Watch out for "Wanda" the Native American lady from the UP. My Dad warned me over 40 years ago so I'm passing it on....GOOD LUCK!


----------



## WMU05

Opening day...









If the rest of the week is as emotionally and physically draining as today...I might not survive till Saturday.


----------



## Richard Cranium

If you get the chance, stop in the Throttle Bar in Little Lake, just east of you a hop, skip and a jump and indulge in one of their Cudidgi sandwiches. These things are absolutely amazing. There are several places in the general area the sells this stuff by bulk. Grab a few packs to take back home. The store right next door to the bar is where we got ours. Stop in and tell Jason the guy that was watching Green Bay on his TV on his camper in August said hi!


----------



## Callinalldeer

Good luck. It nice to watch the young bears on the bait. If it suddenly leaves get ready, a big one is coming in.


----------



## Luv2hunteup

Callinalldeer said:


> Good luck. It nice to watch the young bears on the bait. If it suddenly leaves get ready, a big one is coming in.


Or a wolf.


----------



## Forest Meister

jakeo said:


> Watch out for "Wanda" the Native American lady from the UP. My Dad warned me over 40 years ago so I'm passing it on....GOOD LUCK!


On Drummond her name is "Swamp Angel (her best bud is "Six Pack Peggy").
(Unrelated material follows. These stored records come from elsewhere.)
+  const unsigned lds0 = (unsigned)(size_t)(lds_cchar_t*)smem;
+  char* zt = reinterpret_cast<char*>(a.mix_z) + (size_t)m0 * rowB;
+  bf16x8 mbh[2], mbl[2];
+  int u = 0;
+  for (int k = 0; k < BX_K; ++k) {
+    mixa_load_tap(lds0 + Cfg::EPI_OFF + k * V * V * 4, fr, fg, mbh, mbl);
+    for (int cb = 0; cb < kpt; ++cb, ++u) {
+      if (u >= 1 && u + 1 < nstep) stage(u + 1, cb + 1 == kpt ? 0 : cb + 1, (u + 1) % 3);
+      const unsigned sl = lds0 + (u % 3) * STAGE, l0 = lds0 + ((u + 2) % 3) * STAGE;
+      char* zdst = zt + (k * Cin + cb * 32) * 2;
+      if (u >= 1) {
+        mix_gemm_step<WM, WN, FPW, true, true>(sl, L, mbh, mbl, zdst, l0, wm, wn, fr, fg, acc);
+      } else {
+        mix_gemm_step<WM, WN, FPW, true, false>(sl, L, mbh, mbl, zdst, 0u, wm, wn, fr, fg, acc);
+        if (u >= 1) mix_gemm_step<WM, WN, FPW, false, true>(0u, L, mbh, mbl, zdst, l0, wm, wn, fr, fg, acc);
+      }
+      if (part || u + 1 >= nstep) wait_vm<0>();
+      else wait_vm<BW + ZS>();
+      wait_lgkm<0>();
+      __builtin_amdgcn_s_barrier();
+    }
+  }
+  mix_gemm_step<WM, WN, FPW, false, true>(0u, L, mbh, mbl, zt, lds0 + ((nstep - 1) % 3) * STAGE, wm, wn, fr, fg, acc);
+  __syncthreads();
+  big_epilogue<EPI, WM, WN, 0>(a, acc, smem, 0, 0, 0, 0, 0, m0, phys);
+}
+
 }
 
 using namespace f3;
@@ -996,3 +1277,32 @@
   if (a.g.Nc == 256) return a.x3n ? launch_big<1, 8, true>(a, epi, s) : launch_big<1, 8, false>(a, epi, s);
   return a.x3n ? launch_big<2, 4, true>(a, epi, s) : launch_big<2, 4, false>(a, epi, s);
 }
+
+bool f3_gcn_fwd_mix_big_ok(int K, int V, int Cin, int C) {
+  return K == BX_K && V == BX_V && ((Cin == 128 && (C == 128 || C == 256)) || (Cin == 256 && C == 256));
+}
+
+int f3_gcn_fwd_mix_big(const GcnFwdMixArgs* args, hipStream_t s) {
+  const GcnFwdMixArgs& m = *args;
+  if (!f3_gcn_fwd_mix_big_ok(m.K, m.V, m.Cin, m.C) || m.frames < 0) return F3_EINVAL;
+  if (!m.A || !m.x || !m.z3 || !m.w || !m.bias || !m.g || !m.st_sum || !m.st_sq || !m.zero) return F3_EINVAL;
+  if ((long long)m.frames * m.V >= (1ll << 31) - 2 * 288) return F3_EINVAL;
+  if ((reinterpret_cast<uintptr_t>(m.x) | reinterpret_cast<uintptr_t>(m.z3) | reinterpret_cast<uintptr_t>(m.w)) & 15)
+    return F3_EINVAL;
+  if (m.frames == 0) return F3_OK;
+  ConvGemmArgs a;
+  std::memset(&a, 0, sizeof(a));
+  a.g.M = m.frames * m.V; a.g.Nc = m.C; a.g.Kc = m.K * m.Cin; a.g.KT = 1; a.g.S = 1; a.g.P = 0; a.g.transposed = 0;
+  a.g.T_out = a.g.T_in = 1; a.g.V = m.V; a.g.lda = 2 * m.K * m.Cin; a.g.ldo = m.C;
+  a.in = m.x; a.wb = m.w; a.zero = m.zero; a.out = m.g; a.bias = m.bias; a.st_sum = m.st_sum; a.st_sq = m.st_sq;
+  a.x3n = 1; a.mix_A = m.A; a.mix_z = m.z3;
+  if (m.C == 256) {
+    const int tiles = (a.g.M + BigCfg<1, 8>::BM - 1) / BigCfg<1, 8>::BM;
+    hipLaunchKernelGGL((igemm_big_mix<1, 8>), dim3(tiles), dim3(BG_THREADS), 0, s, a);
+  } else {
+    const int tiles = (a.g.M + BigCfg<2, 4>::BM - 1) / BigCfg<2, 4>::BM;
+    hipLaunchKernelGGL((igemm_big_mix<2, 4>), dim3(tiles), dim3(BG_THREADS), 0, s, a);
+  }
+  F3_LAUNCH_CHECK();
+  return F3_OK;
+}
diff --git a/fall_multimodal_amd/csrc/igemm.h b/fall_multimodal_amd/csrc/igemm.h
--- a/fall_multimodal_amd/csrc/igemm.h
+++ b/fall_multimodal_amd/csrc/igemm.h
@@ -10,6 +10,26 @@
 constexpr int G_BK = 64;
 
 F3_DEV f32x4 mfma_bf16x(bf16x8 a, bf16x8 b, f32x4 c) { return __builtin_amdgcn_mfma_f32_16x16x32_bf16(a, b, c, 0, 0, 0); }
+
+typedef __bf16 gf_bf16x4 __attribute__((ext_vector_type(4)));
+
+F3_DEV void gf_a_split(float t, __bf16& hi, __bf16& lo) {
+  const float h = __uint_as_float(__float_as_uint(t) & 0xffff0000u);
+  hi = __builtin_bit_cast(__bf16, (unsigned short)(__float_as_uint(h) >> 16));
+  lo = (__bf16)(t - h);
+}
+
+F3_DEV float gf_atil(const float* A, int K, int V, int wk, int v) {
+  if (wk >= K * V || v >= V) return 0.f;
+  const int w = wk / K, k = wk - w * K;
+  return A[(k * V + v) * V + w];
+}
+
+F3_DEV f32x4 gf_mfma_x3m(bf16x8 ah, bf16x8 al, bf16x8 bh, bf16x8 bl, f32x4 c) {
+  c = mfma_bf16x(al, bh, c);
+  c = mfma_bf16x(ah, bl, c);
+  return mfma_bf16x(ah, bh, c);
+}
 
 F3_DEV int g_src_row(int n, int t, int v, int dt, const ConvGeom& g) {
   int ti;
diff --git a/fall_multimodal_amd/csrc/kernels.h b/fall_multimodal_amd/csrc/kernels.h
--- a/fall_multimodal_amd/csrc/kernels.h
+++ b/fall_multimodal_amd/csrc/kernels.h
@@ -43,6 +43,8 @@
   BnRef epi_bn;
   int x3;
   int x3n;
+  const float* mix_A;
+  unsigned short* mix_z;
 };
 
 enum : int { WG_OUT_CONV = 0, WG_OUT_GCN = 1 };
diff --git a/fall_multimodal_amd/csrc/layers.h b/fall_multimodal_amd/csrc/layers.h
--- a/fall_multimodal_amd/csrc/layers.h
+++ b/fall_multimodal_amd/csrc/layers.h
@@ -242,6 +242,8 @@
 int f3_gcn_dgrad_mix_parts(const f3::GcnDgradMixArgs* a);
 bool f3_gcn_fwd_mix_ok(int K, int V, int Cin, int C);
 int f3_gcn_fwd_mix(const f3::GcnFwdMixArgs* a, hipStream_t s);
+bool f3_gcn_fwd_mix_big_ok(int K, int V, int Cin, int C);
+int f3_gcn_fwd_mix_big(const f3::GcnFwdMixArgs* a, hipStream_t s);
 bool f3_mix_lds_ok(int K, int V, int Cin);
 bool f3_mix_x3_ok(int K, int V, int Cin);
 int f3_split_x3(const float* x, unsigned short* out, long long rows, int C, hipStream_t s);
diff --git a/fall_multimodal_amd/csrc/net.cpp b/fall_multimodal_amd/csrc/net.cpp
--- a/fall_multimodal_amd/csrc/net.cpp
+++ b/fall_multimodal_amd/csrc/net.cpp
@@ -515,9 +515,9 @@
   return on;
 }
 
-inline bool gcn_fwd_fused() {
-  static const bool on = !getenv("F3_GCN_FWD_FUSED") || atoi(getenv("F3_GCN_FWD_FUSED")) != 0;
-  return on;
+inline int gcn_fwd_fused() {
+  static const int level = !getenv("F3_GCN_FWD_FUSED") ? 2 : atoi(getenv("F3_GCN_FWD_FUSED"));
+  return level;
 }
 
 inline int wcode(const f3_net& n) { return n.cfg.precision == F3_PRECISION_BF16 ? 1 : is_x3(n) ? 2 : 0; }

FM


----------



## Luv2hunteup

Forest Meister said:


> On Drummond her name is "Swamp Angel (her best bud is "Six Pack Peggy"). FM


Nothing wrong with a gal who serves as warmth in the winter and shade in the summer. Cooks, cleans, skins and gets five deer tags.


----------



## sureshot006

Updates man! We need updates!


----------



## WMU05

I'm about to enter the Badger state on the way back to civilization. Had an incredible week. Plan is to spend a couple days of family time before heading to Vegas for work on Monday night (talk about a contrast!). I'll take my notes with me and hopefully start the recap during the trip.
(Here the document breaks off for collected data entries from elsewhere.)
template <int OP, int K>
__device__ __forceinline__ void sink_values(const uint32_t (&vin)[K], int64_t base, int32_t first, int32_t count,
                                            int nb, uint8_t* __restrict__ out, Carry& c) {
    const int l = lane_id();
    const bool full = first == 0 && count >= 64 * K;
    const int32_t s0 = l * K - first;
    const bool lfull = full || (s0 >= 0 && s0 + K <= count);
    const int64_t i0 = base + (int64_t)l * K;
    bool ok[K];
    uint32_t v[K];
#pragma unroll
    for (int k = 0; k < K; ++k) {
        ok[k] = full || (s0 + k >= 0 && s0 + k < count);
        v[k] = ok[k] ? vin[k] : 0u;
    }
    auto st32 = [&](const int32_t (&r)[K]) {
        int32_t* o = (int32_t*)out + i0;
        if (K == 4 && lfull) {
            st_out16(o, make_int4(r[0], r[K > 1 ? 1 : 0], r[K > 2 ? 2 : 0], r[K > 3 ? 3 : 0]));
        } else {
#pragma unroll
            for (int k = 0; k < K; ++k)
                if (ok[k]) st_out(o + k, r[k]);
        }
    };
    auto st64 = [&](const int64_t (&r)[K]) {
        int64_t* o = (int64_t*)out + i0;
#pragma unroll
        for (int k = 0; k < K; ++k)
            if (ok[k]) st_out(o + k, r[k]);
    };
    if constexpr (OP == COVT_OP_VARINT_I32 || OP == COVT_OP_VARINT_ZZ_I32) {
        int32_t r[K];
#pragma unroll
        for (int k = 0; k < K; ++k) r[k] = OP == COVT_OP_VARINT_I32 ? (int32_t)v[k] : zz32(v[k]);
        st32(r);
    } else if constexpr (OP == COVT_OP_VARINT_I32_AS_I64 || OP == COVT_OP_VARINT_ZZ_I32_AS_I64) {
        int64_t r[K];
#pragma unroll
        for (int k = 0; k < K; ++k) r[k] = OP == COVT_OP_VARINT_I32_AS_I64 ? (int64_t)(int32_t)v[k] : (int64_t)zz32(v[k]);
        st64(r);
    } else if constexpr (OP == COVT_OP_VARINT_ZZ_DELTA_I32 || OP == COVT_OP_FPF_ZZ_DELTA_I32 ||
                         OP == COVT_OP_VARINT_ZZ_DELTA_I64) {
        uint32_t sacc[K];
        uint32_t acc = 0;
#pragma unroll
        for (int k = 0; k < K; ++k) {
            acc += (uint32_t)zz32(v[k]);
            sacc[k] = acc;
        }
        const uint32_t inc = incl_scan(acc);
        const uint32_t pre = c.x + inc - acc;
        if constexpr (OP == COVT_OP_VARINT_ZZ_DELTA_I64) {
            int64_t r[K];
#pragma unroll
            for (int k = 0; k < K; ++k) r[k] = (int64_t)(int32_t)(pre + sacc[k]);
            st64(r);
        } else {
            int32_t r[K];
#pragma unroll
            for (int k = 0; k < K; ++k) r[k] = (int32_t)(pre + sacc[k]);
            st32(r);
        }
        c.x += lane_bcast(inc, 63);
    } else if constexpr (OP == COVT_OP_VARINT_ZZ_DELTA_XY || OP == COVT_OP_FPF_ZZ_DELTA_XY) {
        uint32_t sx[K], sy[K];
        uint32_t ax = 0, ay = 0;
        const uint32_t par0 = (uint32_t)(i0 & 1);
#pragma unroll
        for (int k = 0; k < K; ++k) {
            const uint32_t z = (uint32_t)zz32(v[k]);
            const bool isx = ((par0 + k) & 1u) == 0;
            ax += isx ? z : 0u;
            ay += isx ? 0u : z;
            sx[k] = ax;
            sy[k] = ay;
        }
        const uint32_t incx = incl_scan(ax), incy = incl_scan(ay);
        const uint32_t prex = c.x + incx - ax, prey = c.y + incy - ay;
        int32_t r[K];
#pragma unroll
        for (int k = 0; k < K; ++k) r[k] = (int32_t)((((par0 + k) & 1u) == 0) ? (prex + sx[k]) : (prey + sy[k]));
        st32(r);
        c.x += lane_bcast(incx, 63);
        c.y += lane_bcast(incy, 63);
    } else if constexpr (OP == COVT_OP_VARINT_DELTA_MORTON || OP == COVT_OP_FPF_DELTA_MORTON) {
        uint32_t sacc[K];
        uint32_t acc = 0;
#pragma unroll
        for (int k = 0; k < K; ++k) {
            acc += v[k];
            sacc[k] = acc;
        }
        const uint32_t inc = incl_scan(acc);
        const uint32_t pre = c.x + inc - acc;
        const int32_t half = morton_half(nb);
        int32_t* o = (int32_t*)out + 2 * i0;
        int32_t xy[2 * K];
#pragma unroll
        for (int k = 0; k < K; ++k) {
            uint32_t mx, my;
            morton_xy((int32_t)(pre + sacc[k]), nb, mx, my);
            xy[2 * k] = (int32_t)(mx - (uint32_t)half);
            xy[2 * k + 1] = (int32_t)(my - (uint32_t)half);
        }
        if (K == 4 && lfull) {
            st_out16(o, make_int4(xy[0], xy[1], xy[K > 1 ? 2 : 0], xy[K > 1 ? 3 : 0]));
            st_out16(o + 4, make_int4(xy[K > 2 ? 4 : 0], xy[K > 2 ? 5 : 0], xy[K > 3 ? 6 : 0], xy[K > 3 ? 7 : 0]));
        } else {
#pragma unroll
            for (int k = 0; k < K; ++k)
                if (ok[k]) st_out((int64_t*)(o + 2 * k), pack_xy(xy[2 * k], xy[2 * k + 1]));
        }
        c.x += lane_bcast(inc, 63);
    }
}

enum { MODE_RAW = 0, MODE_WORDREV = 1 };
enum { VAL_J4 = 0, VAL_VB = 1, VAL_U64 = 2, VAL_U64_STRICT = 3, VAL_NONE = 4 };

__device__ __forceinline__ uint32_t win_byte(const WaveSmem& sm, int32_t j) {
    return ((const uint8_t*)sm.u.v.win)[j];
}
__device__ __forceinline__ void win_bytes12(const WaveSmem& sm, int32_t j, uint32_t& x0, uint32_t& x1,
                                            uint32_t& x2) {
    const int32_t d = j >> 2;
    const uint32_t sh = (uint32_t)(j & 3);
    const uint32_t w0 = sm.u.v.win[d], w1 = sm.u.v.win[d + 1], w2 = sm.u.v.win[d + 2], w3 = sm.u.v.win[d + 3];
    x0 = __builtin_amdgcn_alignbyte(w1, w0, sh);
    x1 = __builtin_amdgcn_alignbyte(w2, w1, sh);
    x2 = __builtin_amdgcn_alignbyte(w3, w2, sh);
}

struct Win {
    int32_t woff;
    int32_t K;
    int32_t p0;
    bool valid, serial;
    uint4 d;
    uint32_t cpre, cmsk;
};

template <int MODE, int VAL>
__device__ void win_load(WaveSmem& sm, const uint8_t* sb, Win& w, int32_t p, int32_t end, const uint32_t* lsrc = nullptr,
                         int32_t lw0 = 0) {
    const int l = lane_id();
    uint4 d;
    int32_t woff;
    if (MODE == MODE_RAW) {
        const uintptr_t a = ((uintptr_t)(sb + p)) & ~(uintptr_t)15;
        woff = uni((int32_t)((intptr_t)a - (intptr_t)sb));
        d = woff + 16 * l < end ? ld128(a + 16 * (uintptr_t)l) : make_uint4(0, 0, 0, 0);
    } else {
        woff = p & ~15;
        const uint8_t* q = sb + woff + 16 * l;
        d = make_uint4(0, 0, 0, 0);
        if (woff + 16 * l < end) {
            if (lsrc) {
                const uint32_t* ws = lsrc + ((woff + 16 * l) >> 2) - lw0;
                d = make_uint4(ws[0], ws[1], ws[2], ws[3]);
            } else {
                d.x = ld_be32(q);
                d.y = ld_be32(q + 4);
                d.z = ld_be32(q + 8);
                d.w = ld_be32(q + 12);
            }
        }
        wave_sync();
    }
    ((uint4*)sm.u.v.win)[l] = d;
    if (VAL == VAL_NONE) {
        wave_sync();
        w.d = d;
        w.woff = woff;
        w.K = 0;
        w.p0 = p;
        w.valid = true;
        w.serial = false;
        return;
    }
    const int32_t q0 = woff + 16 * l;
    const uint32_t V = range16((VAL == VAL_J4 ? p : 0) - q0, end - q0);
    const uint32_t H = hibits16(d);
    uint32_t T = (VAL == VAL_VB) ? (V & H) : (V & ~H);
    bool serial = false;
    if (VAL == VAL_J4) {
        const uint32_t N = V & ~T;
        uint32_t prevN = (uint32_t)__shfl_up((int)N, 1, 64);
        if (l == 0) prevN = 0;
        const uint32_t ext = (N << 3) | ((prevN >> 13) & 7u);
        serial = __any((ext & (ext >> 1) & (ext >> 2) & (ext >> 3)) != 0);
    }
    int32_t K;
    if (!serial) {
        const uint32_t cnt = __popc(T);
        const uint32_t inc = incl_scan(cnt);
        uint32_t idx = inc - cnt;
        sm.cpre[l] = (uint16_t)idx;
        sm.cmask[l] = (uint16_t)T;
        w.cpre = idx;
        w.cmsk = T;
        while (T) {
            const int k = __ffs(T) - 1;
            T &= T - 1;
            sm.u.v.list[idx++] = (uint16_t)(16 * l + k);
        }
        K = (int32_t)lane_bcast(inc, 63);
    } else {
        wave_sync();
        if (l == 0) {
            const int32_t lim = (end < woff + kWin ? end : woff + kWin) - woff;
            int32_t j = p - woff, k = 0;
            while (j < lim) {
                int32_t len = 0;
                bool done = false;
                for (int b = 0; b < 4; ++b) {
                    if (j + b >= lim) break;
                    ++len;
                    if (b == 3 || (win_byte(sm, j + b) & 0x80u) == 0) { done = true; break; }
                }
                if (!done) break;
                sm.u.v.list[k++] = (uint16_t)(j + len - 1);
                j += len;
            }
            sm.misc[0] = k;
        }
        wave_sync();
        K = uni(sm.misc[0]);
    }
    wave_sync();
    w.d = d;
    w.woff = woff;
    w.K = K;
    w.p0 = p;
    w.valid = true;
    w.serial = serial || VAL == VAL_J4;
}

__device__ __forceinline__ int32_t win_rank(const WaveSmem& sm, const Win& w, int32_t q) {
    const int32_t j = q - w.woff;
    if (j <= 0) return 0;
    if (j >= kWin) return w.K;
    const int32_t c = j >> 4;
    return (int32_t)uniu((uint32_t)sm.cpre[c] + __popc((uint32_t)sm.cmask[c] & ((1u << (j & 15)) - 1u)));
}

template <int VAL>
__device__ __forceinline__ void win_value(const WaveSmem& sm, int32_t sj, int32_t ej, uint32_t& lo, uint32_t& hi,
                                          bool& lerr) {
    const int32_t len = ej - sj + 1;
    uint32_t x0, x1, x2;
    win_bytes12(sm, sj, x0, x1, x2);
    lo = 0;
    hi = 0;
    if (VAL == VAL_J4) {
        lo = pext7(x0 & bytemask(len));
    } else if (VAL == VAL_VB) {
        if (len <= 5) {
            lo = pext7(x0 & bytemask(len));
            if (len == 5) lo += (x1 & 0x7fu) << 28;
        } else {
            uint32_t vv = 0;
            for (int b = 0; b < len; ++b) vv += (win_byte(sm, sj + b) & 0x7fu) << ((7 * b) & 31);
            lo = vv;
        }
    } else {
        uint64_t rv;
        if (len <= 10) {
            const uint32_t m0 = x0 & bytemask(len), m1 = x1 & bytemask(len - 4), m2 = x2 & bytemask(len - 8);
            rv = (uint64_t)pext7(m0) | ((uint64_t)pext7(m1) << 28) | ((uint64_t)(m2 & 0x7fu) << 56) |
                 ((uint64_t)((m2 >> 8) & 0x7fu) << 63);
        } else {
            rv = 0;
            for (int b = 0; b < len; ++b) rv |= (uint64_t)(win_byte(sm, sj + b) & 0x7fu) << ((7 * b) & 63);
            lerr = true;
        }
        lo = (uint32_t)rv;
        hi = (uint32_t)(rv >> 32);
    }
}

#ifndef COVT_VARINT_LINES
#define COVT_VARINT_LINES 1
#endif
template <int MODE, int VAL, int K = 1, class Emit>
__device__ int32_t varint_take(WaveSmem& sm, const uint8_t* sb, Win& w, int32_t& pos, int32_t end, int32_t want,
                               bool until_end, int32_t& err, Emit&& emit, int32_t out0 = 0,
                               int32_t* first_bad = nullptr, int32_t line = 0, const uint32_t* lsrc = nullptr,
                               int32_t lw0 = 0) {
    const int l = lane_id();
    int32_t got = 0;
    while (until_end ? (pos < end) : (got < want)) {
        if (!w.valid || pos < w.woff || pos >= w.woff + kWin || (w.serial && pos != w.p0)) {
            win_load<MODE, VAL>(sm, sb, w, pos, end, lsrc, lw0);
            lsrc = nullptr;
        }
        const int32_t r = w.serial ? 0 : win_rank(sm, w, pos);
        const int32_t have = w.K - r;
        if (have <= 0) {
            const int32_t aligned = (MODE == MODE_RAW) ? (int32_t)(((uintptr_t)(sb + pos) & ~(uintptr_t)15) -
                                                                   (uintptr_t)sb)
                                                       : (pos & ~15);
            if (w.woff != aligned) {
                win_load<MODE, VAL>(sm, sb, w, pos, end);
                continue;
            }
            if (until_end) break;
            err = (w.woff + kWin >= end) ? COVT_ERR_TRUNCATED : COVT_ERR_BAD_HEADER;
            break;
        }
        int32_t take = have;
        if (until_end) {
            if (got + have > want) { err = COVT_ERR_COUNT_MISMATCH; take = want - got; }
        } else if (take > want - got) {
            take = want - got;
        }
        if (take <= 0) break;
        if (COVT_VARINT_LINES && MODE == MODE_RAW && line && !until_end && got + take < want) {
            const int32_t cut = (out0 + got + take) & (line - 1);
            if (cut < take) {
                take -= cut;
            } else {
                const int32_t aligned = (int32_t)(((uintptr_t)(sb + pos) & ~(uintptr_t)15) - (uintptr_t)sb);
                if (w.woff != aligned) {
                    win_load<MODE, VAL>(sm, sb, w, pos, end);
                    continue;
                }
            }
        }
        bool lerr = false;
        int32_t fb = INT32_MAX;
        const int32_t s0 = pos - w.woff;
        const int32_t lead = (K > 1) ? ((out0 + got) & (K - 1)) : 0;
        for (int32_t g = -lead; g < take; g += 64 * K) {
            uint32_t lo[K], hi[K];
#pragma unroll
            for (int k = 0; k < K; ++k) {
                int32_t vi = g + K * l + k;
                vi = vi < 0 ? 0 : (vi < take ? vi : take - 1);
                const int32_t li = r + vi - 1;
                const int32_t pv = (int32_t)sm.u.v.list[li < 0 ? 0 : li] + 1;
                const int32_t sj = vi == 0 ? s0 : pv;
                if constexpr (VAL == VAL_J4) {
                    const int32_t dq = sj >> 2;
                    const uint32_t x = __builtin_amdgcn_alignbyte(sm.u.v.win[dq + 1], sm.u.v.win[dq], (uint32_t)sj & 3u);
                    const uint32_t u = ~x & 0x80808080u;
                    lo[k] = pext7(x & (u ^ (u - 1u)));
                    hi[k] = 0;
                } else {
                    bool lk = false;
                    win_value<VAL>(sm, sj, sm.u.v.list[r + vi], lo[k], hi[k], lk);
                    if (VAL == VAL_U64_STRICT && first_bad && lk) fb = min(fb, got + vi);
                    lerr = lerr || lk;
                }
            }
            const int32_t first = g < 0 ? -g : 0;
            const int32_t cnt = (take - g < 64 * K ? take - g : 64 * K) - first;
            emit(lo, hi, got + g, first, cnt);
        }
        if (VAL == VAL_U64_STRICT && __any(lerr) && !err) {
            err = COVT_ERR_BAD_HEADER;
            if (first_bad) *first_bad = (int32_t)~wave_max(~(uint32_t)fb);
        }
        pos = w.woff + (int32_t)uniu(sm.u.v.list[r + take - 1]) + 1;
        if (w.serial) { w.p0 = pos; w.valid = false; }
        got += take;
        if (err) break;
    }
    return got;
}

I've got a lot of material to work with!


----------



## WMU05

*Saturday (9/23) - And it Begins*

The drive up on Saturday was mostly uneventful. Traffic was light getting to and through Milwaukee, and I soon felt my stress levels gradually decrease with every mile north. My buddy Derek was on the road from Southern Michigan as well and we kept each other updated on progress throughout the morning. A little north of Green Bay, I made a small detour to find a bear baiting store we had located online. Derek was bringing more corn from the mill, but we wanted to get some sweets to add to the menu. I filled up what room was left in the back of the truck with some popcorn, bear mix and gummy worms (No Chocolate!) and grabbed a T-shirt for our yooper neighbor who had been baiting for us for the last month.




  








17-9-23 Bear Bait Shirt




__
WMU05


__
Oct 6, 2017








I was soon into Michigan. The ride up M-35 along Green Bay was beautiful. I tried to get a good picture without stopping and mostly failed. It's not easy getting good photos through the windshield while cruising at 60 mph!




  








17-9-23 Green Bay




__
WMU05


__
Oct 6, 2017








I arrived at the cabin around 1:30. Derek had beat me by 20-30 minutes and already had things open and airing out. It was hot!




  








17-9-23 Bear Camp




__
WMU05


__
Oct 6, 2017








We quickly unloaded our gear, sweating our asses off in the mid 80 degree heat! And since we were already a mess, decided to head down to the neighbors barn to check out the bait stock and quickly mix up a new batch.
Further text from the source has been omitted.